Stored data:
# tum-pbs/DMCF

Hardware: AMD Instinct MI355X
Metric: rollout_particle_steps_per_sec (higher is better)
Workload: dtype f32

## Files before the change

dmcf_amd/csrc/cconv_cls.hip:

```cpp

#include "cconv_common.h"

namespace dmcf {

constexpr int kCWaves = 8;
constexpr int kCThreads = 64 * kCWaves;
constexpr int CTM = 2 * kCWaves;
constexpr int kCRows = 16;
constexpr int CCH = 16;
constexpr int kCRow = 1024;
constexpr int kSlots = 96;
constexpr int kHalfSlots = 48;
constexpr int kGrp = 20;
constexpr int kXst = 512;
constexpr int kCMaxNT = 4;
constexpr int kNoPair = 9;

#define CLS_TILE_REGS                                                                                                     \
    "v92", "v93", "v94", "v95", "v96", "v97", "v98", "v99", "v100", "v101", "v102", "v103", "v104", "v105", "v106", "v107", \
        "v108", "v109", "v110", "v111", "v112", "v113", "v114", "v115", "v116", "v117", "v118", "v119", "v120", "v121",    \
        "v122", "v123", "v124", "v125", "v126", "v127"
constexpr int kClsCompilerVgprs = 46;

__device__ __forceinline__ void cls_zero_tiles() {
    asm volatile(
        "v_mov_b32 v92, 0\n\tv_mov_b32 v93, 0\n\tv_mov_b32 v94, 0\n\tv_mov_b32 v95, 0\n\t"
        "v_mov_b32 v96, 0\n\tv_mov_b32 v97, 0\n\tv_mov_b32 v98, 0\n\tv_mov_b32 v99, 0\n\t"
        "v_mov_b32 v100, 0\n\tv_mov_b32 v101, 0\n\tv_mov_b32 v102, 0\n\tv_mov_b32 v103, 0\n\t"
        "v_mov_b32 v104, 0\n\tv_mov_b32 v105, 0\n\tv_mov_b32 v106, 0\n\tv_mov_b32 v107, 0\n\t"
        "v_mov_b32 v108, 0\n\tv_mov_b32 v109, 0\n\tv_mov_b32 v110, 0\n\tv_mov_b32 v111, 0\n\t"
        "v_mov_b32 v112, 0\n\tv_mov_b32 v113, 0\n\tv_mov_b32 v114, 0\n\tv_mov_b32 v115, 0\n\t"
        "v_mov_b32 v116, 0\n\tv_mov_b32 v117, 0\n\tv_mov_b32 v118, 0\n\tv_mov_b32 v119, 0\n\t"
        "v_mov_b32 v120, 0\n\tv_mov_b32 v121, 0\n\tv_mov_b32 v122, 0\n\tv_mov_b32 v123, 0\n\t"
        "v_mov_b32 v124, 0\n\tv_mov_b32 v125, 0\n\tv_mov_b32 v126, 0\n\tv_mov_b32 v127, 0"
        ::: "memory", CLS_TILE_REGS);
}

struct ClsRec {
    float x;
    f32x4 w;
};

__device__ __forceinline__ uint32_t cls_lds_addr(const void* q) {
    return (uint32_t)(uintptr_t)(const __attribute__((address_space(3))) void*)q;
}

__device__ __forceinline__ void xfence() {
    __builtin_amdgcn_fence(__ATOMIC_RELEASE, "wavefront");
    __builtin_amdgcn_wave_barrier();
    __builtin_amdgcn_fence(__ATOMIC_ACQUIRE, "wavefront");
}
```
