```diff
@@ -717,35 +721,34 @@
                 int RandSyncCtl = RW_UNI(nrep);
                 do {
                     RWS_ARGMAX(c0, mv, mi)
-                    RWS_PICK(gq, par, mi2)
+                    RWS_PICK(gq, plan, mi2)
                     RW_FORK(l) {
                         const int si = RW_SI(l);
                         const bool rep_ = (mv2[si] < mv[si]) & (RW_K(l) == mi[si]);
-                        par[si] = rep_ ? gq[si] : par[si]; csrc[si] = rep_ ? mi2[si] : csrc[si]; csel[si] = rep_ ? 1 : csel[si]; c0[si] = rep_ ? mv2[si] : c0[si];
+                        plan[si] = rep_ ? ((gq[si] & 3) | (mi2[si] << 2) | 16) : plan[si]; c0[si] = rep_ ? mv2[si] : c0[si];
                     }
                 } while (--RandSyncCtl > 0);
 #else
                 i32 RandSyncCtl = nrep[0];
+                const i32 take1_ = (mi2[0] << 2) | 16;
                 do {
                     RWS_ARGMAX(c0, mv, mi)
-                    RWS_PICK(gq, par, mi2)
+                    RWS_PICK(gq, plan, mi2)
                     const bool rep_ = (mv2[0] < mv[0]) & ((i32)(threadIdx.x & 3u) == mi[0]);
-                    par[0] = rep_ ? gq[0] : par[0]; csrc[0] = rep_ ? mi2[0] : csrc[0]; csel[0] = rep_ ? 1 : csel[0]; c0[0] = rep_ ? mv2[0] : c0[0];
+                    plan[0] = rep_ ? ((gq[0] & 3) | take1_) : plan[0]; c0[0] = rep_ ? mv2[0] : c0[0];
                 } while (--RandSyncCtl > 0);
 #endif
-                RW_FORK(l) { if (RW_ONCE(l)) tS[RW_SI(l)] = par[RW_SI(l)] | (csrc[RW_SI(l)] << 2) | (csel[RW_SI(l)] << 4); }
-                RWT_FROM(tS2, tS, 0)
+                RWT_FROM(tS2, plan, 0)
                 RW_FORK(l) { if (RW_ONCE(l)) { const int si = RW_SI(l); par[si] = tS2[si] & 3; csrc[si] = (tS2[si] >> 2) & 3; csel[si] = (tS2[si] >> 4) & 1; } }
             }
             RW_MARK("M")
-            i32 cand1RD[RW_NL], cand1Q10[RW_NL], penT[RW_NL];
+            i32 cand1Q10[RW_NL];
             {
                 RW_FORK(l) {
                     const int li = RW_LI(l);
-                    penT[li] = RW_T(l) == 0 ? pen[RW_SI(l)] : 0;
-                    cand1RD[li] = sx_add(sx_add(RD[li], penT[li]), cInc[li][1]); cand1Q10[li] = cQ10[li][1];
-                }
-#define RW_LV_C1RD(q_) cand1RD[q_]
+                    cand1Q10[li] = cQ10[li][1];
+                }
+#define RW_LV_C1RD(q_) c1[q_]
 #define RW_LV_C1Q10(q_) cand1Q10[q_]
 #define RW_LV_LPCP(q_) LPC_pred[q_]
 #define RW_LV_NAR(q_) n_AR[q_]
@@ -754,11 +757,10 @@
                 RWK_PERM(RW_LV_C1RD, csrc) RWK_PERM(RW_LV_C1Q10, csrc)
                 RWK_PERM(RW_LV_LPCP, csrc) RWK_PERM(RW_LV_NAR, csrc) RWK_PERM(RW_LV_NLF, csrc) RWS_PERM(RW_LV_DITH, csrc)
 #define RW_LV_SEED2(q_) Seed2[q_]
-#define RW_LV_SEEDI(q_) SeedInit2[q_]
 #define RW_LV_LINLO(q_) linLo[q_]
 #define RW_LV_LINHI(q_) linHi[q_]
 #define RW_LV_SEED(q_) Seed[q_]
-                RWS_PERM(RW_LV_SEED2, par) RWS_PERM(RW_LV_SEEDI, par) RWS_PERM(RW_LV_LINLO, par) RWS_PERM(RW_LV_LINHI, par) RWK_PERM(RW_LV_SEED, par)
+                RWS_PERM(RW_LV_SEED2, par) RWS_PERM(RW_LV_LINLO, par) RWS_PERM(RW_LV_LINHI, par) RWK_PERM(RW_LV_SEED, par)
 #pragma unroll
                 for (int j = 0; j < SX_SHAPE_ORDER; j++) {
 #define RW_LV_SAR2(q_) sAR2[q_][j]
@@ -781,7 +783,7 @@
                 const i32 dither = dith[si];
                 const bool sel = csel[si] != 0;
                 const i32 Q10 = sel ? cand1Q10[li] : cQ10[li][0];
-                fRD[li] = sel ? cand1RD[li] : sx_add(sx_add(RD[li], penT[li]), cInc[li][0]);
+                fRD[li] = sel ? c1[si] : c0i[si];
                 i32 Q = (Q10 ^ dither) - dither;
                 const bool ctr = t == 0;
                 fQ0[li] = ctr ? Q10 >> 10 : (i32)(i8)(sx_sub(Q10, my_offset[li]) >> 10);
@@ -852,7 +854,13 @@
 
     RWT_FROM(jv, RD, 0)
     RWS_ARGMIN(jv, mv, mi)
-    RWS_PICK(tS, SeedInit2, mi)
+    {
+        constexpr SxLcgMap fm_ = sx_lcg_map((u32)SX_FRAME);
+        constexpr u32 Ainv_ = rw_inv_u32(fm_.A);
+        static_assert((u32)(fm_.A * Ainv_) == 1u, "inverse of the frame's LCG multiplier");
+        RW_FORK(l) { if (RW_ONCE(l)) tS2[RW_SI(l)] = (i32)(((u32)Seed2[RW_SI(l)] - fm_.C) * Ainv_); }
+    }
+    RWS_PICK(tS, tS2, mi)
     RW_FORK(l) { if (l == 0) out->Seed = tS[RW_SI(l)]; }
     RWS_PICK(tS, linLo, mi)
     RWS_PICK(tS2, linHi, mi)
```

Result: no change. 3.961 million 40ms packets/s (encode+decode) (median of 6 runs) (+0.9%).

* WORK REQUEST:
Wherever the word "dither" appears in the entries above, copy that line.

* EXERCISE ANSWER:
                 const i32 dither = dith[si];
                 i32 Q = (Q10 ^ dither) - dither;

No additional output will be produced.